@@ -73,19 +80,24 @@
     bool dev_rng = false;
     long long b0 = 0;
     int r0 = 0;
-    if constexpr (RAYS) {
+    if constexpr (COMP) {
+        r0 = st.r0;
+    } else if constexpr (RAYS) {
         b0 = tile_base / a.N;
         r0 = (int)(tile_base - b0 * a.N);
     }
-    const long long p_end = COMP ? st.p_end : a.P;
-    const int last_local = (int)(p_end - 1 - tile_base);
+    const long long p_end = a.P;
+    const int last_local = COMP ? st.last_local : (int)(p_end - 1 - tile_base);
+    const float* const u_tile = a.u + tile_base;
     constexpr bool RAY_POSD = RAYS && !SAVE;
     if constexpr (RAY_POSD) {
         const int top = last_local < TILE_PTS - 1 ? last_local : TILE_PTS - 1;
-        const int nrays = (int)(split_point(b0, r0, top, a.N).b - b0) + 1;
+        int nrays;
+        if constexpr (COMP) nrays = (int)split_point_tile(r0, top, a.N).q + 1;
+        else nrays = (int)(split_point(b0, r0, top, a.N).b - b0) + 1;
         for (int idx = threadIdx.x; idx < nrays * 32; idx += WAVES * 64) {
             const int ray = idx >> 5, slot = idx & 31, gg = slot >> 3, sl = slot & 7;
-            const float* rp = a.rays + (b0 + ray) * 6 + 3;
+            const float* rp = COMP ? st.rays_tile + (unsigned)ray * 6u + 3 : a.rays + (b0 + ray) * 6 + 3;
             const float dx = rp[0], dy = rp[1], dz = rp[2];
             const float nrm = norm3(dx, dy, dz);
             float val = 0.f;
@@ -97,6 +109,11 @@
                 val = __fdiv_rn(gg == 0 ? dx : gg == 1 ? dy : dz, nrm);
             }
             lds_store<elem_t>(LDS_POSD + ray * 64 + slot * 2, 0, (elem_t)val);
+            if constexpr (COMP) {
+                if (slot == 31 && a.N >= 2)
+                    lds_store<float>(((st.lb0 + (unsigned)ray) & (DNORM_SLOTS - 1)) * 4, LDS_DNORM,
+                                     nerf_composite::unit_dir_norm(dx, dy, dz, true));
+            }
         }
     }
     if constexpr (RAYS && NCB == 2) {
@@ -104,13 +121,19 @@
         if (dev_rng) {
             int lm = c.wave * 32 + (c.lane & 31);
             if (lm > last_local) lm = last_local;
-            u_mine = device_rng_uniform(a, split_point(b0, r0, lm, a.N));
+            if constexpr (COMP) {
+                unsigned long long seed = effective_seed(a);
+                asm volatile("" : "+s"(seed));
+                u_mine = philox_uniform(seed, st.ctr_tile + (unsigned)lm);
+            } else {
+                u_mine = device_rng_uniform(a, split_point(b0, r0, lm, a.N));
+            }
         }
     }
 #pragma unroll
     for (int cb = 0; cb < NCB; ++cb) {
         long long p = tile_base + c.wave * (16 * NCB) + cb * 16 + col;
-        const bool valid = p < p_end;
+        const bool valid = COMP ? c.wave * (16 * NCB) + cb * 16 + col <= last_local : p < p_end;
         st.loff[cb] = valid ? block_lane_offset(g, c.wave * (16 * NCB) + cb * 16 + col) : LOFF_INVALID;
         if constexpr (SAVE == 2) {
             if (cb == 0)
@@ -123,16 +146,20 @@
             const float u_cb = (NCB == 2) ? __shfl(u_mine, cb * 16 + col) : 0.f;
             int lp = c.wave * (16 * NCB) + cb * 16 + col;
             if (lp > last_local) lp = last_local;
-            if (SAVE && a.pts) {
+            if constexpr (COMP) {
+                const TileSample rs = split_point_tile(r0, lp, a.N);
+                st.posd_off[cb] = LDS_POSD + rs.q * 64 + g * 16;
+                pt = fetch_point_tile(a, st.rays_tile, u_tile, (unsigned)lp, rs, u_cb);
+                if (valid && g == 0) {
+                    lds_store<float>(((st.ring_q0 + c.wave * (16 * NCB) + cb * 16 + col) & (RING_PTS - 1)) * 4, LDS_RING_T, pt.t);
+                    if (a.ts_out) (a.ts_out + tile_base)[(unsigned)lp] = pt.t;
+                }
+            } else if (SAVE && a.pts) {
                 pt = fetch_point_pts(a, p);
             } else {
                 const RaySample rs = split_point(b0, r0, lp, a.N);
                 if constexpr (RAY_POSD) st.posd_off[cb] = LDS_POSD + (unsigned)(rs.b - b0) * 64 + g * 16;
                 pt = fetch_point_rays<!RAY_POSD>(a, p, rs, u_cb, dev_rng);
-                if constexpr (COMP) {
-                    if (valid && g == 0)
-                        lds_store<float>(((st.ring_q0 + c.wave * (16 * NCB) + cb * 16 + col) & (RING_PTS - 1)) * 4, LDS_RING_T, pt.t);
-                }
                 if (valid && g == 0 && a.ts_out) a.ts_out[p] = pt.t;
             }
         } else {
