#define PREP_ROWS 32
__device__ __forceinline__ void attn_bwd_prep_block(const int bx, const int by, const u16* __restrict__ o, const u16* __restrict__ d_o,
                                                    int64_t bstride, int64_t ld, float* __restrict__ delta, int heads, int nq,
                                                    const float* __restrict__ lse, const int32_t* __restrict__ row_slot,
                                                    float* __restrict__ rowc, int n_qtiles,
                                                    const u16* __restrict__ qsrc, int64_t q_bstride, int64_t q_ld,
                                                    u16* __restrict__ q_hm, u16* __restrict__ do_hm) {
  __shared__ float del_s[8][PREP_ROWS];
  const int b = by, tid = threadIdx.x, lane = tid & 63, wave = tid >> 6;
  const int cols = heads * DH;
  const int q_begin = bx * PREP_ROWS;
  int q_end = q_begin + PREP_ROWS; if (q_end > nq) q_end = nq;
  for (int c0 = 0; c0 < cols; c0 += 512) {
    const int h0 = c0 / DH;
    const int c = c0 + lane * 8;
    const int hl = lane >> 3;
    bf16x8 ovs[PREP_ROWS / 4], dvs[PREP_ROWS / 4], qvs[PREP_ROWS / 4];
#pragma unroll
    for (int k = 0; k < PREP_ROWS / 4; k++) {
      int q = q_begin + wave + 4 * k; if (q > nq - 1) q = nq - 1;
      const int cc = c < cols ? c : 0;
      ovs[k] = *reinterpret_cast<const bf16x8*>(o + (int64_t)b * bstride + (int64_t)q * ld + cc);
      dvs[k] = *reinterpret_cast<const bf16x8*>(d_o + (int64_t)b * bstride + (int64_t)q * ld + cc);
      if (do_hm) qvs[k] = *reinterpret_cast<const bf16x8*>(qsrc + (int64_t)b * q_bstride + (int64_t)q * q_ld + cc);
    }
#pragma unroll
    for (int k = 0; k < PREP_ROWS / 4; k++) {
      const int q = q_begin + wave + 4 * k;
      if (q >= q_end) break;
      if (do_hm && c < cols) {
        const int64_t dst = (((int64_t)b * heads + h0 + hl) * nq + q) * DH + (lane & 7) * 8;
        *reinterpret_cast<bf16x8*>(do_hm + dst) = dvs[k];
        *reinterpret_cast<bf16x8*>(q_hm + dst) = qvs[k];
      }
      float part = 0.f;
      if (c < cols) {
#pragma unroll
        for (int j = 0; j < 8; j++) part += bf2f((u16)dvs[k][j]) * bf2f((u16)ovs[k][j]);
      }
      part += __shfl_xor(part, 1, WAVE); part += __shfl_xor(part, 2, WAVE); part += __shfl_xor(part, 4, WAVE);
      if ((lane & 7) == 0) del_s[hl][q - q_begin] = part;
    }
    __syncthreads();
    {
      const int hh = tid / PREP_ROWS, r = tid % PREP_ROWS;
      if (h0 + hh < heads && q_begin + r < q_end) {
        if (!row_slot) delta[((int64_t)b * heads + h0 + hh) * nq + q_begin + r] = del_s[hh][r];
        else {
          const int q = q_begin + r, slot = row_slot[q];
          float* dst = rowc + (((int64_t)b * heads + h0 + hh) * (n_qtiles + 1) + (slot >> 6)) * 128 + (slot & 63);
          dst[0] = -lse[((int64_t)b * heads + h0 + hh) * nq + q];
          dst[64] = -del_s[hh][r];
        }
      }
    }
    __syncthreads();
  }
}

=== What the exercise asks ===
Give again exactly, and only, the lines above starting at the one with "const int cc = c < cols ? c : 0;" and ending at the one with "const int64_t dst".

=== Completed exercise ===
      const int cc = c < cols ? c : 0;
      ovs[k] = *reinterpret_cast<const bf16x8*>(o + (int64_t)b * bstride + (int64_t)q * ld + cc);
      dvs[k] = *reinterpret_cast<const bf16x8*>(d_o + (int64_t)b * bstride + (int64_t)q * ld + cc);
      if (do_hm) qvs[k] = *reinterpret_cast<const bf16x8*>(qsrc + (int64_t)b * q_bstride + (int64_t)q * q_ld + cc);
    }
#pragma unroll
    for (int k = 0; k < PREP_ROWS / 4; k++) {
      const int q = q_begin + wave + 4 * k;
      if (q >= q_end) break;
      if (do_hm && c < cols) {
        const int64_t dst = (((int64_t)b * heads + h0 + hl) * nq + q) * DH + (lane & 7) * 8;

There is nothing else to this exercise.